I haven't read the second one either...As for The Picture of Dorian Gray, I read it in ninth grade English class and loved it!


----------



## candidkamino (Feb 12, 2010)

fn0rd said:


> I enjoyed the first immensely. Haven't read the second one as of yet.


Ditto.

Aside... sorry this is off topic but I couldn't help but notice your avatar. Wouldn't dying of thirst imply living a life where you are constantly unsatisfied and wanting more. WHereas dying of mediocracy would simply imply accepting life as it is and being at peace? ... curious.


----------



## amanda32 (Jul 23, 2009)

I'm only familiar with the picture of Dorian grey, but I don't think that it promotes hedomism, actually doesn't it do the opposite? Doesn't Dorian grey live a hedonistic lifestyle and because of it become cruel and evil and that leads to his ultimate demise? 
Oscar Wilde was rather brilliant and an interesting fellow but also a little strange. His hedonistic lifestyle got the better of him in the end too, no?


----------



## candidkamino (Feb 12, 2010)

amanda32 said:


> I'm only familiar with the picture of Dorian grey, but I don't think that it promotes hedomism, actually doesn't it do the opposite? Doesn't Dorian grey live a hedonistic lifestyle and because of it become cruel and evil and that leads to his ultimate demise?
> Oscar Wilde was rather brilliant and an interesting fellow but also a little strange. His hedonistic lifestyle got the better of him in the end too, no?


I agree! Exactly what I was thinking. but it's been awhile since I read the book.


----------



## fn0rd (Mar 21, 2010)

candidkamino said:


> Ditto.
> 
> Aside... sorry this is off topic but I couldn't help but notice your avatar. Wouldn't dying of thirst imply living a life where you are constantly unsatisfied and wanting more. WHereas dying of mediocracy would simply imply accepting life as it is and being at peace? ... curious.


Depends you own interpretation, I suppose, but yes... never settling for anything but the best is the gist of it. 

I'd even argue that Accepting life =/= being at peace.


----------



## Proteus (Mar 5, 2010)

amanda32 said:


> I'm only familiar with the picture of Dorian grey, but I don't think that it promotes hedomism, actually doesn't it do the opposite? Doesn't Dorian grey live a hedonistic lifestyle and because of it become cruel and evil and that leads to his ultimate demise?
> Oscar Wilde was rather brilliant and an interesting fellow but also a little strange. His hedonistic lifestyle got the better of him in the end too, no?


I was thinking the same thing. _Portrait_ is a cautionary tale about unchecked hubris and the inevitable consequences of such, not the promotion of it.

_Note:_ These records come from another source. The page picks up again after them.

template <int FC>
__global__ void __launch_bounds__(64) blend_fwd_q_kernel(
    const uint2* __restrict__ ranges, const uint2* __restrict__ qlist, const uint32_t* __restrict__ qcount,
    const float4* __restrict__ rec, int W, int H, int tiles_x, int tiles, const float* __restrict__ bg, int fc,
    float* __restrict__ out_color, float* __restrict__ out_buffer, float* __restrict__ final_T,
    uint32_t* __restrict__ n_contrib, int* __restrict__ observe, uint32_t* __restrict__ qlast) {
    constexpr int NC = 3 + FC;
    constexpr int KQ = (NC + 3) / 4;
    constexpr int NP = (NC + 1) / 2;

    const int b = blockIdx.x;
    const int tile = (b >> 5) * 8 + (b & 7);
    const int quad = (b >> 3) & 3;
    if (tile >= tiles) return;
    const int lane = threadIdx.x;
    const int tile_x = tile % tiles_x, tile_y = tile / tiles_x;
    const int qx0 = tile_x * GS2M_TILE + (quad & 1) * 8, qy0 = tile_y * GS2M_TILE + (quad >> 1) * 8;
    if (qx0 >= W || qy0 >= H) return;
    const int px = qx0 + (lane & 7), py = qy0 + (lane >> 3);
    const bool inside = px < W && py < H;
    const float pxf = (float)px, pyf = (float)py;

    const uint2 range = ranges[tile];
    const uint32_t len = range.y - range.x;
    const int n = __builtin_amdgcn_readfirstlane((int)qcount[tile * 4 + quad]);
    const uint2* list = qlist + (size_t)4 * range.x + (size_t)quad * len;

    constexpr int CH = 16;
    constexpr int NS = 2 + KQ;
    constexpr int BUFQ = NS * CH + CH / 2;
    __shared__ float4 s_buf[2 * BUFQ];
    uint32_t lds_zero;
    asm volatile("v_mov_b32 %0, 0" : "=v"(lds_zero));
    float4* const s_base = s_buf + lds_zero;
    auto q_at = [&](int buf, int slot, int jj) -> float4& { return s_base[buf * BUFQ + slot * CH + jj]; };
    auto e_at = [&](int buf, int jj) -> uint2& { return reinterpret_cast<uint2*>(s_base + buf * BUFQ + NS * CH)[jj]; };
    const int ej = lane & 15, eq = lane >> 4;
    auto quad_of = [](int slot) { return slot < 2 ? slot : slot + 1; };

    float T = 1.0f;
    uint32_t last_contributor = 0;
    v2f acc[NP];
#pragma unroll
    for (int k = 0; k < NP; k++) acc[k] = v2f{0.f, 0.f};
    typedef unsigned long long mask_t;
    mask_t live = __builtin_amdgcn_ballot_w64(inside);
    bool watch = true;
    int ilast = 0;

    auto eval = [&](const int i, const int buf, const int jj) {
        const float4 a = q_at(buf, 0, jj);
        const float2 b = *reinterpret_cast<const float2*>(&q_at(buf, 1, jj));
        float4 c[KQ];
#pragma unroll
        for (int q = 0; q < KQ; q++) c[q] = q_at(buf, 2 + q, jj);
        const uint2 ec = e_at(buf, jj);
        const float dx = a.x - pxf, dy = a.y - pyf;
        const float p2 = gs2m_power(dx, dy, a.z, a.w, b.x);
        const float alpha = fminf(0.99f, b.y * gs2m_exp(p2));
        const float test_T = T * (1.0f - alpha);
        const mask_t cand = live & __builtin_amdgcn_ballot_w64(p2 <= 0.0f) & __builtin_amdgcn_ballot_w64(alpha >= 1.0f / 255.0f);
        const mask_t fin = cand & __builtin_amdgcn_ballot_w64(test_T < 0.0001f);
        const mask_t contrib = cand & ~fin;
        live &= ~fin;
        if (contrib != 0ull) ilast = i + 1;
        float tw;
        asm("v_cndmask_b32_e64 %0, 0, %1, %2" : "=v"(tw) : "v"(T), "s"(contrib));
        const float w = alpha * tw;
        const v2f ww = {w, w};
#pragma unroll
        for (int q = 0; q < KQ; q++) {
            if (4 * q < NC) acc[2 * q] = __builtin_elementwise_fma(v2f{c[q].x, c[q].y}, ww, acc[2 * q]);
            if (4 * q + 2 < NC) acc[2 * q + 1] = __builtin_elementwise_fma(v2f{c[q].z, c[q].w}, ww, acc[2 * q + 1]);
        }
        const uint32_t pos1 = ec.y;
        asm("v_cndmask_b32_e64 %0, %0, %1, %2" : "+v"(last_contributor) : "v"(pos1), "s"(contrib));
        if (watch) {
            const mask_t half = contrib & __builtin_amdgcn_ballot_w64(T > 0.5f);
            if (half != 0ull) {
                if (lane == 0) atomicAdd(&observe[__builtin_amdgcn_readfirstlane(ec.x)], (int)__popcll(half));
            }
            watch = (live & __builtin_amdgcn_ballot_w64(T > 0.5f)) != 0ull;
        }
        asm("v_cndmask_b32_e64 %0, %0, %1, %2" : "+v"(T) : "v"(test_T), "s"(contrib));
        return live == 0ull;
    };

    const int nchunks = (n + CH - 1) / CH;
    auto load_entry = [&](int c) {
        return list[min(c * CH + ej, n - 1)];
    };
    struct Stage { float4 a, b; };
    auto load_quads = [&](const uint2 e) {
        Stage st;
        const float4* p = rec + (size_t)(e.x & GS2M_GID_MASK) * REC_Q;
        st.a = p[quad_of(eq)];
        st.b = eq + 4 < NS ? p[quad_of(eq + 4)] : make_float4(0.f, 0.f, 0.f, 0.f);
        return st;
    };
    auto park = [&](int buf, const uint2 e, const Stage& st) {
        q_at(buf, eq, ej) = st.a;
        if (eq + 4 < NS) q_at(buf, eq + 4, ej) = st.b;
        if (eq == 0) e_at(buf, ej) = make_uint2(e.x & GS2M_GID_MASK, e.y + 1u);
    };
    if (nchunks > 0) {
        uint2 e1 = load_entry(0);
        park(0, e1, load_quads(e1));
        e1 = nchunks > 1 ? load_entry(1) : e1;
        bool stop = false;
        for (int c = 0; c < nchunks && !stop; c++) {
            Stage st;
            const uint2 ecur = e1;
            if (c + 1 < nchunks) st = load_quads(ecur);
            if (c + 2 < nchunks) e1 = load_entry(c + 2);
            const int base = c * CH, buf = c & 1;
#pragma unroll
            for (int jj = 0; jj < CH; jj++) {
                if (base + jj >= n) break;
                if (eval(base + jj, buf, jj)) { stop = true; break; }
            }
            if (c + 1 < nchunks && !stop) park(buf ^ 1, ecur, st);
        }
    }

    if (lane == 0) qlast[tile * 4 + quad] = (uint32_t)ilast;
    if (inside) {
        const size_t HW = (size_t)H * W;
        const size_t pix = (size_t)py * W + px;
        final_T[pix] = T;
        n_contrib[pix] = last_contributor;
        out_color[pix] = acc[0][0] + T * bg[0];
        out_color[HW + pix] = acc[0][1] + T * bg[1];
        out_color[2 * HW + pix] = acc[1][0] + T * bg[2];
#pragma unroll
        for (int ch = 0; ch < GS2M_NUM_FEATURES; ch++) {
            const int cch = 3 + ch;
            out_buffer[ch * HW + pix] = (ch < FC && ch < fc) ? acc[(cch >> 1) < NP ? (cch >> 1) : 0][cch & 1] : 0.0f;
        }
    }
}

}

Fear and Loathing doesn't really promote hedonism per se; more like immerse you in the perspective of someone reveling in it while at the same time showing how shallow and purely sensory the nature of the world Gonzo is living in. You see that from the perspective of the protagonists they're having a blast, but in actuality their lives are just a complete mess.


----------



## greenarrow (Mar 2, 2010)

amanda32 said:


> I'm only familiar with the picture of Dorian grey, but I don't think that it promotes hedomism, actually doesn't it do the opposite? Doesn't Dorian grey live a hedonistic lifestyle and because of it become cruel and evil and that leads to his ultimate demise?
> Oscar Wilde was rather brilliant and an interesting fellow but also a little strange. His hedonistic lifestyle got the better of him in the end too, no?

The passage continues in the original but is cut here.